El caso del “lenguaje inclusivo” es totalmente diferente, por no decir abiertamente contrario. La propuesta de utilización del género neutro en los términos colectivos es una postulación producto de una posición intelectual e ideológica, y no de una necesidad de comunicación. En el habla cotidiana, no hay nadie (a pesar de algunos memes en Facebook que se empeñan en demostrar lo indemostrable) que se confunda cuando al decir “ellos” la maestra se refiere al conjunto de chicos y chicas que juegan en el patio. El uso está absolutamente incorporado al lenguaje de manera espontánea, y por lo tanto no hay necesidad de incorporar un nuevo término (“elles”) para denominar al grupo. No estoy aquí discutiendo sobre si ese uso es ideológicamente correcto o no, y si debiera o no ser modificado para destruir la ideología patriarcal, etc: me limito a señalar que con imposiciones y discursos ideológicos no se cambia la lengua. Esa es una sencilla comprobación histórica, y ningún catálogo de buenas intenciones va a modificar esa característica propia del lenguaje. Con lo cual, la presión extrema que los partidarios del “lenguaje inclusivo” ejercen sobre el campo intelectual, es tan absurda como la de quienes pretendían igualar las culturas imponiendo el esperanto como lengua universal. Las intenciones serán loables, pero la lengua funciona de otro modo. Me parece meritorio estudiar esperanto, pero no tanto que quisieran imponérselo a quienes hablan los diversísimos idiomas reales.

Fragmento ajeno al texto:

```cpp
extern "C" int stl_head_backward(int dtype2, const void* x, const float* w, const float* dout, void* dx, float* partial,
                                 int nblk, int B, int H, int W, int Ci, int J, void* stream) {
    const int dtype = dtype2 & 0xff, ydtype = (dtype2 >> 8) & 0xff;
    STL_CHECK(ydtype == 0 || ydtype == dtype || (dtype == STL_BF16 && ydtype == STL_F16), "head_bwd: x type %d does not go with dx type %d", ydtype, dtype);
    STL_CHECK(J == 17 || J == 16, "head_bwd: J=%d unsupported", J);
    STL_CHECK(nblk >= 1, "head_bwd: nblk");
    STL_CHECK(Ci % 16 == 0 && Ci <= 64, "head_bwd: Ci=%d must be a multiple of 16, at most 64", Ci);
    size_t lds = (size_t)(((J * Ci + 3) & ~3) + J * 260 + 256 * (Ci + 1)) * 4;
    const size_t lds_red = (size_t)(((J * Ci + 3) & ~3) + J * 260) * 4 + (size_t)4 * 2 * 4 * 64 * 16 + 4 * J * 4;
    if (lds_red > lds) lds = lds_red;
    static bool attr = false;
    if (!attr) {
        hipFuncSetAttribute(reinterpret_cast<const void*>(&head_bwd_kernel<__bf16, 17>), hipFuncAttributeMaxDynamicSharedMemorySize, 160 * 1024);
        hipFuncSetAttribute(reinterpret_cast<const void*>(&head_bwd_kernel<__bf16, 16>), hipFuncAttributeMaxDynamicSharedMemorySize, 160 * 1024);
        hipFuncSetAttribute(reinterpret_cast<const void*>(&head_bwd_kernel<float, 17>), hipFuncAttributeMaxDynamicSharedMemorySize, 160 * 1024);
        hipFuncSetAttribute(reinterpret_cast<const void*>(&head_bwd_kernel<float, 16>), hipFuncAttributeMaxDynamicSharedMemorySize, 160 * 1024);
        hipFuncSetAttribute(reinterpret_cast<const void*>(&head_bwd_kernel<__bf16, 17, f16>), hipFuncAttributeMaxDynamicSharedMemorySize, 160 * 1024);
        hipFuncSetAttribute(reinterpret_cast<const void*>(&head_bwd_kernel<__bf16, 16, f16>), hipFuncAttributeMaxDynamicSharedMemorySize, 160 * 1024);
        attr = true;
    }
#define HB(T, JJ, TY) STL_LAUNCH((head_bwd_kernel<T, JJ, TY>), dim3(nblk), dim3(256), lds, ST, x, w, dout, dx, partial, B, H * W, Ci)
    if (dtype == STL_BF16 && ydtype == STL_F16) { if (J == 17) HB(__bf16, 17, f16); else HB(__bf16, 16, f16); }
    else if (dtype == STL_BF16) { if (J == 17) HB(__bf16, 17, __bf16); else HB(__bf16, 16, __bf16); }
    else { if (J == 17) HB(float, 17, float); else HB(float, 16, float); }
#undef HB
    STL_LAUNCH_CHECK("head_backward");
    return 0;
}

extern "C" int stl_sum_partials(const double* partial, int n, double scale, float* out, int accumulate, void* stream) {
    STL_LAUNCH(sum_partials_kernel, dim3(1), dim3(256), 0, ST, partial, n, scale, out, accumulate);
    STL_LAUNCH_CHECK("sum_partials");
    return 0;
}

extern "C" int stl_mse_loss(const float* out, const float* target, const float* tweight, float* dout, double* partial,
                            int nblk, float* loss, int B, int J, int HW, float gscale, void* stream) {
    STL_CHECK(out && target && tweight && partial && nblk >= 1, "mse: null pointer");
    const size_t n = (size_t)B * J * HW;
    STL_LAUNCH(mse_kernel, dim3(nblk), dim3(256), 0, ST, out, target, tweight, dout, partial, n, HW, gscale / (float)n);
    STL_LAUNCH_CHECK("mse_loss");
    if (!loss) return 0;
    return stl_sum_partials(partial, nblk, 0.5 / (double)n, loss, 0, stream);
}

extern "C" int stl_heatmap_argmax(const float* hm, int32_t* idx, float* maxval, float* preds, int BJ, int H, int W, void* stream) {
    if (BJ == 0) return 0;
    STL_CHECK(hm && maxval && preds && H > 0 && W > 0, "argmax: bad args");
    STL_LAUNCH(argmax_kernel, dim3(BJ), dim3(256), 0, ST, hm, idx, maxval, preds, H, W);
    STL_LAUNCH_CHECK("heatmap_argmax");
    return 0;
}

extern "C" int stl_final_preds(const float* hm, const float* center, const float* scale, float* preds, float* maxval, int B,
                               int J, int H, int W, void* stream) {
    if (B * J == 0) return 0;
    STL_LAUNCH(final_preds_kernel, dim3(B * J), dim3(256), 0, ST, hm, center, scale, preds, maxval, J, H, W);
    STL_LAUNCH_CHECK("final_preds");
    return 0;
}

extern "C" int stl_flip_merge(const float* a, const float* bflip, float* out, const int32_t* perm, int B, int J, int H, int W,
                              void* stream) {
    const size_t n = (size_t)B * J * H * W;
    if (n == 0) return 0;
    STL_LAUNCH(flip_merge_kernel, dim3(nblocks_for(n)), dim3(256), 0, ST, a, bflip, out, perm, J, H, W, n);
    STL_LAUNCH_CHECK("flip_merge");
    return 0;
}

extern "C" int stl_flip_merge_backward(const float* g, float* da, float* dbf, const int32_t* perm, int B, int J, int H, int W,
                                       void* stream) {
    const size_t n = (size_t)B * J * H * W;
    if (n == 0) return 0;
    STL_CHECK(g && da && dbf && perm, "flip_merge_backward: null pointer");
    STL_LAUNCH(flip_merge_bwd_kernel, dim3(nblocks_for(n)), dim3(256), 0, ST, g, da, dbf, perm, J, H, W, n);
    STL_LAUNCH_CHECK("flip_merge_backward");
    return 0;
}

extern "C" int stl_weight_prep(int dtype2, const float* master, void* wk, const stl_wprep* tab, int n, int nblocks, void* stream) {
    if (n == 0 || nblocks == 0) return 0;
    STL_CHECK(master && wk && tab && n > 0 && nblocks > 0, "weight_prep: bad arguments");
    const int dtype = dtype2 & 0xff, fdtype = (dtype2 >> 8) & 0xff;
    STL_CHECK(fdtype == 0 || fdtype == dtype || (dtype == STL_BF16 && fdtype == STL_F16), "weight_prep: forward type %d does not go with %d", fdtype, dtype);
    if (dtype == STL_BF16 && fdtype == STL_F16)
        STL_LAUNCH((weight_prep_kernel<__bf16, f16>), dim3(nblocks), dim3(256), 0, ST, master, (__bf16*)wk, tab, n, 0);
    else if (dtype == STL_F16)
        STL_LAUNCH((weight_prep_kernel<f16, f16>), dim3(nblocks), dim3(256), 0, ST, master, (f16*)wk, tab, n, 0);
    else if (dtype == STL_BF16)
        STL_LAUNCH(weight_prep_kernel<__bf16>, dim3(nblocks), dim3(256), 0, ST, master, (__bf16*)wk, tab, n, 0);
    else
        STL_LAUNCH(weight_prep_kernel<float>, dim3(nblocks), dim3(256), 0, ST, master, (float*)wk, tab, n, 0);
    STL_LAUNCH_CHECK("weight_prep");
    return 0;
}

extern "C" int stl_reduce_slabs(const float* partials, float* grads, const stl_slab* tab, int n, int nblocks, void* stream) {
    if (n == 0) return 0;
    STL_LAUNCH(reduce_slabs_kernel, dim3(nblocks), dim3(256), 0, ST, partials, grads, tab, n, 0);
    STL_LAUNCH_CHECK("reduce_slabs");
    return 0;
}

extern "C" int stl_reduce_slabs_range(const stl_reduce_range* r, void* stream) {
    STL_CHECK(r && r->partials && r->grads && r->tab && r->n >= 0 && r->nblocks >= 0, "reduce_slabs_range: bad arguments");
    if (r->n == 0 || r->nblocks == 0) return 0;
    STL_LAUNCH(reduce_slabs_kernel, dim3(r->nblocks), dim3(256), 0, ST, r->partials, r->grads, r->tab, r->n, r->blk_base);
    STL_LAUNCH_CHECK("reduce_slabs_range");
    return 0;
}

extern "C" int stl_bn_running_update(const double* stats, float* buffers, int64_t* nbt, const stl_bnrec* tab, int n,
                                     float momentum, int32_t* overflow, void* stream) {
    if (n == 0) return 0;
    STL_LAUNCH(bn_running_kernel, dim3(n), dim3(256), 0, ST, stats, buffers, nbt, tab, momentum, overflow);
    STL_LAUNCH_CHECK("bn_running_update");
    return 0;
}

extern "C" int stl_bn_param_grads(const double* rstats, float* grads, const stl_bnrec* tab, int n, void* stream) {
    if (n == 0) return 0;
    STL_LAUNCH(bn_param_grads_kernel, dim3(n), dim3(256), 0, ST, rstats, grads, tab);
// ... 164 lines not shown
```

De hecho, un dato más demuestra la desconexión entre la postulación político-intelectual y la realidad: ¿han escuchado a alguien partidario del “lenguaje inclusivo” utilizarlo en el habla de comunicación diaria? ¿Cómo puede defenderse la utilización escrita de caracteres “neutrales” como la “X” o la “@” en el lenguaje escrito si esos caracteres no tienen siquiera pronunciación fonética en el habla?

Y por último: ¿han leído últimamente algún texto de ficción de esas escritoras que insisten en convertir su literatura en alegatos de género, donde el narrador -o los personajes- hablen en “lenguaje inclusivo”?

En suma: no tengo nada contra quienes creen que decir “niñes” cambiará la mentalidad patriarcalista de la sociedad, pero no acepto que me lo exijan. Mi opinión es que el “lenguaje inclusivo” es meramente una marca tribal e identitaria de un grupo de opinión y activismo de gran presencia en esta época, y como tantas otras marcas de identidad tribal se esfumará cuando las tribus se reinventen en nuevas formas. Puede que me equivoque, claro, pero si dejo abierta esa posibilidad es precisamente porque tengo la convicción de que los cambios en la lengua – por recomendables que fueran – no se pueden ejecutar por decreto ni prepotencia intelectual y son, por lo tanto, imprevisibles. 


Enrique Zattara es poeta, novelista, promotor cultural y Director de la casa editorial El Ojo de la Cultura. Su última novela Lazos de tinta fue publicada a comienzo de este año.